EXERCISE PROMPT:
Below are some entries. Copy each line that holds the string "before".
★ ★ ★ ★
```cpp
nzcb_msm_table* nzcb_msm_table_create(int device, const void* dev_bases, size_t n, nzcb_err* err) {
  return guarded_new<nzcb_msm_table>(err, [&] {
    if (!dev_bases || n == 0) throw Error(NZCB_ERR_ARG, "msm table: no bases");
    NZ_HIP(hipSetDevice(device));
    auto t = std::make_unique<nzcb_msm_table>();
    t->device = device;
    t->n = n;
    NZ_HIP(hipStreamCreateWithFlags(&t->st, hipStreamNonBlocking));
    t->table.build((const G1Affine*)dev_bases, n, fixed_base_window(), t->st);
    t->sc.init(n, true, 1, false);
    NZ_HIP(hipStreamSynchronize(t->st));
    return t;
  });
}

nzcb_msm_table* nzcb_msm_table_create_lagrange(int device, const void* dev_ptau, size_t ptau_n, int log_n, size_t lo,
                                               size_t hi, nzcb_err* err) {
  return guarded_new<nzcb_msm_table>(err, [&] {
    if (!dev_ptau || log_n < 1 || log_n > 28) throw Error(NZCB_ERR_ARG, "lagrange table: bad PTau or domain");
    const size_t nl = ((size_t)1 << log_n) + 2;
    if (ptau_n < nl) throw Error(NZCB_ERR_ARG, "lagrange table: fewer than n + 2 PTau points");
    if (lo >= hi || hi > nl) throw Error(NZCB_ERR_ARG, "lagrange table: bad point range");
    NZ_HIP(hipSetDevice(device));
    auto t = std::make_unique<nzcb_msm_table>();
    t->device = device;
    t->n = hi - lo;
    NZ_HIP(hipStreamCreateWithFlags(&t->st, hipStreamNonBlocking));
    {
      DevBuf<G1Affine> basis(nl);
      lagrange_basis((const G1Affine*)dev_ptau, ptau_n, log_n, basis.p, t->st);
      t->table.build(basis.p + lo, hi - lo, lagrange_window(), t->st);
      t->table.sparse = lagrange_sparse();
      NZ_HIP(hipStreamSynchronize(t->st));
    }
    t->sc.init(hi - lo, true, 1, false);
    return t;
  });
}

int nzcb_msm_table_run(nzcb_msm_table* t, const void* dev_scalars, size_t count, int scalars_mont,
                       uint8_t* out_affine, nzcb_err* err) {
  return guarded(err, [&] {
    if (!t || !out_affine || (count && !dev_scalars)) throw Error(NZCB_ERR_ARG, "msm table: null argument");
    if (count > t->n) throw Error(NZCB_ERR_ARG, "msm larger than its base table");
    NZ_HIP(hipSetDevice(t->device));
    G1xyzz r = count ? msm(t->sc, nullptr, (const Fr*)dev_scalars, count, scalars_mont != 0, t->st, &t->table)
                     : G1xyzz::inf();
    affine_out(r, out_affine);
  });
}

void nzcb_msm_table_destroy(nzcb_msm_table* t) { delete t; }

int nzcb_debug_guard_check(int device, size_t* checked, int* damaged, nzcb_err* err) {
  return guarded(err, [&] {
    std::string report;
    const int bad = guard_check(device, checked, &report);
    if (damaged) *damaged = bad;
    if (bad) throw Error(NZCB_ERR_INTERNAL, std::to_string(bad) + " damaged guard(s): " + report);
  });
}

int nzcb_debug_guard_selftest(int device, nzcb_err* err) {
  return guarded(err, [&] {
    NZ_HIP(hipSetDevice(device));
    size_t before = 0;
    guard_check(device, &before, nullptr);
    int bad = 0;
    {
      GuardScope gs;
      DevBuf<uint32_t> b(1000);
      hipLaunchKernelGGL(k_guard_poke, dim3(1), dim3(64), 0, nullptr, b.p, (size_t)1007);
      NZ_HIP(hipGetLastError());
      NZ_HIP(hipDeviceSynchronize());
      bad = guard_check(device, nullptr, nullptr);
    }
    const int after = guard_check(device, nullptr, nullptr);
    if (bad != 1 || after != 0)
      throw Error(NZCB_ERR_INTERNAL, "guard self-test: overrun found " + std::to_string(bad) + " time(s), " +
                                         std::to_string(after) + " left after release");
  });
}

}
```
★ ★ ★ ★
TASK OUTPUT:
    size_t before = 0;
    guard_check(device, &before, nullptr);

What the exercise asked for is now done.